Pairing Wine with Middle Eastern Cuisine


So much cultural diversity seeps into Middle Eastern cuisine. Some commonly used spices include cinnamon, cumin, coriander and black pepper. Garlic, parsley and mint are also popular ingredients in many dishes and salads. You'll rarely encounter seafood; instead, you'll find several varieties of meat and vegetable dishes rich in the above-mentioned spices and fruits such as dates or figs. Over the past few years, Lebanese wines have gained much popularity. Now internationally acclaimed, they come in many different styles, each displaying profound and complex character. When it comes to pairing Middle Eastern dishes with just the right wine, you know you can't go wrong with a flavorful red from Lebanon. If you prefer white wine, your best bet would be to go with very a light refreshing grape variety, such as a Saumur, Muscadet, Soave or Trebbiano.


Photo: Marta

Couscous - You can find a similar dish at Les Deux Oliviers.

Les Frères Couillaud Domaine De La Ragotière
$14.75 - Delicate with refreshing acidity and floral/fruity aromas.

Massaya Classic, $16.80 - Dry and spicy with refreshing acidity and firm tannins. With 15.5% alcohol, this wine definitely comes with a kick, so it's best served slightly chilled.


Photo: Ramon

Lamb tajine with dried fruit - You can find a similar dish at L'Olive Noire.

Gerald Et Philibert Talmard Mâcon Uchizy, $20.05 - Dry with refreshing acidity and floral/fruity notes.

Château St-Thomas Les Émirs, $17.95 - Dry with soft tannins and spicy/fruity aromas. A must with lamb!


Photo : Via Canadian Living

Unfortunately, Montreal does not have a bring your own wine Lebanese restaurant; however, if you're planning on enjoying dishes including hummus, tabouleh, falafels etc., the wines below are perfect options.

Bouchard Père & Fils Bourgogne Aligoté, $17.65 - Dry with light floral, fruity and mineral scents. Delicious with hummus or tabouleh!

Clos St-Thomas Les Gourmets, $14.70 - A softer version of its cousin Château St-Thomas Les Émirs. Dry and fruity with refreshing acidity. Great with falafels!


Aroma: Commonly used to describe the smell of a relatively young, unevolved wine. Ex: spicy, floral, fruit etc.

Floral: Red and white wines can have floral aromas.

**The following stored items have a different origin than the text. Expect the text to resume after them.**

class TPPlan:

    def __init__(self, in1_irreps, out_irreps, lmax_sh):
        lib = _lib.load()
        self._blocks = ([tuple(b) for b in as_blocks(in1_irreps)], int(lmax_sh), [tuple(b) for b in as_blocks(out_irreps)])
        self._plans = _lib.DevicePlans("e3_tp_plan_create", "e3_tp_plan_destroy", *self._blocks)
# ... 158 lines not shown
            else:
                _lib.check(lib.e3_tp_forward_fused(h, ctypes.byref(segs), len(segments), in2.data_ptr(),
                                                   in2.stride(0), packed.data_ptr(), out.data_ptr(), out.stride(0), B,
                                                   _lib.dtype_code(io), 1 if gate else 0, sc, stream), "e3_tp_forward_fused")
            if t0 is not None:
                nb = sum((t.shape[0] * t.shape[1] * esz + (4 * B if idx is not None else 0)) for t, idx in
                         [(k, s[1]) for k, s in zip(keep, segments)]) + 4 * self.in2_dim * B + \
                     (esz * width * B if scatter is None else 4 * B + 4 * width * scatter[1])
                mode = "<bf16 storage, bf16 MFMA>" if io == torch.bfloat16 else "<fp16x3 split MFMA>"
                profiling.end(f"tp_fused{'+segsum' if scatter is not None else ''} {tag} B={B}", B, nb, t0, flops=self.flops_per_row * B,
                              kernel=(lib.e3_tp_last_fused_kernel() or b"e3::tp_fwd_mfma_r16_kernel").decode() + mode)
        if out_scale is not None:
            return out, sc4
        return out

    def forward_update_pair(self, ws, ns, plan2, ws2, ns2, segments, in2, in_scale=None, residual=None, out_scale=None):
        lib = _lib.load()
        B = in2.shape[0]
        dev = in2.device
        io = segments[0][0].dtype
        if io not in (torch.float32, torch.bfloat16) or in2.dtype != torch.float32 or in2.stride(-1) != 1:
            return None
        segs = (TPSegment * len(segments))()
        keep = []
        for i, (t, idx) in enumerate(segments):
            if idx is not None or t.dtype != io or t.stride(-1) != 1 or t.shape[0] != B:
                return None
            keep.append(t)
            segs[i].base, segs[i].ld, segs[i].ncols = t.data_ptr(), t.stride(0), t.shape[1]
        out = torch.empty((B, plan2.out_dim), dtype=io, device=dev)
        if residual is not None and (residual.shape != out.shape or residual.dtype != io or residual.stride(-1) != 1):
            raise RuntimeError(f"forward_update_pair: residual must be {tuple(out.shape)} {io}, contiguous rows")
        with torch.cuda.device(dev):
            h1, h2 = self.handle(dev), plan2.handle(dev)
            packed1 = self.packed(ws, ns, io, dev)
            packed2 = plan2.packed(ws2, ns2, io, dev)
            if io == torch.float32 and in_scale is None:
                from . import ops
                in_scale = ops.pow2_scale(keep)
            sc = in_scale.data_ptr() if (in_scale is not None and io == torch.float32) else None
            sc4 = torch.empty(4, dtype=torch.float32, device=dev) if out_scale is not None else None
            stream = torch.cuda.current_stream(dev).cuda_stream
            t0 = profiling.begin() if profiling.enabled() else None
            st = lib.e3_tp_forward_update_pair(
                h1, h2, ctypes.byref(segs), len(segments), in2.data_ptr(), in2.stride(0), packed1.data_ptr(),
                packed2.data_ptr(), sc, residual.data_ptr() if residual is not None else None,
                residual.stride(0) if residual is not None else 0, out.data_ptr(), out.stride(0), B, _lib.dtype_code(io),
                sc4.data_ptr() if sc4 is not None else None, int(out_scale) if out_scale is not None else 0, stream)
            if st == 4:
                return None
            _lib.check(st, "e3_tp_forward_update_pair")
            if t0 is not None:
                esz = out.element_size()
                nb = sum(t.numel() * esz for t in keep) + 4 * self.in2_dim * B + esz * out.numel() * (2 if residual is not None else 1)
                mode = "<bf16 storage, bf16 MFMA>" if io == torch.bfloat16 else "<fp16x3 split MFMA>"
                profiling.end(f"tp_update_pair B={B}", B, nb, t0, flops=(self.flops_per_row + plan2.flops_per_row) * B,
                              kernel=(lib.e3_tp_last_fused_kernel() or b"e3::tp_update_pair_r16_kernel").decode() + mode)
        if out_scale is not None:
            return out, sc4
        return out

Dry: Red or white wines that lost all residual sugar during fermentation. Somewhat subjective to what tasters perceive as sweet.

Fresh: Freshness is a good quality; it comes with acidity.

Balance: One of the most desired traits in a wine. When then concentration of fruit, level of tannins and acidity are in complete harmony.

Light: Red and white wines that contain minimal alcohol. Such a wine will also feel light in your mouth.

Bold: Having richness and intensity of flavor or aroma.

Acidity: All wines naturally contain acids, but they should always be in harmony with the fruit and other components. Sufficient acidity gives liveliness and crispness, and can preserve a wine's freshness.

Spicy: A wine with aromas reminiscent of spices such as clove, mint, cinnamon, or pepper.

Soft: Delicate wines with gentle fruit. They can also be low in acidity.

Vegetal: Red or white wines with a subtle vegetable garden smell.

Woody: Red or white wines with excessive aromas of wood. Common to wines aged overlong in cask or barrel. Opposite of unwooded.

Minerality: Wine's buzzword. It would be best described as the meeting point between dry and wet. Mineral wines generally have a slightly salty character and flavors of slate or wet stone. This aroma or flavor comes from grapes grown in intense, rocky, mineral-laden soils.

Velvety: Smooth and rich in texture.

Crisp: A wine giving the impression of freshness, usually with high acidity.

Lively: A wine giving the impression of freshness and vitality.

Fruity: Descriptive of unevolved, light wines in which the fruit is dominant. Refers to the aroma and/or flavor of the grape, as well as other fruits flavors, such as apple, blackcurrant, cherry, pear, citrus fruits, peach raspberry or strawberry.

Buttery: Richness and smoothness of a wine, somewhat akin to the oiliness and flavor of butter.

Jammy: Wines with great intensity of fruit from excellent ripeness. Very concentrated, flavorful wine.

Rich: Full flavor, body and aroma.

Sweet: Both red and white wines can be considered sweet. Indicates the presence of residual sugar, retained when the grape is not completely converted into alcohol.

Tannins: In a nutshell, tannins are what leave your mouth feeling dry once you've tasted an unevolved red wine. They come from the skin, the seeds and the stalks of grapes. They can also stem from the maturing process in oak barrels. Why don't white wines normally contain tannins, you ask? Well, the juice is left to macerate with the skin and seeds of the grapes, the parts that contain the tannins. This is not the case for white wines. Good tannins bring structure and balance, and are essential to red wines. They are also particularly important in the conservation of wine.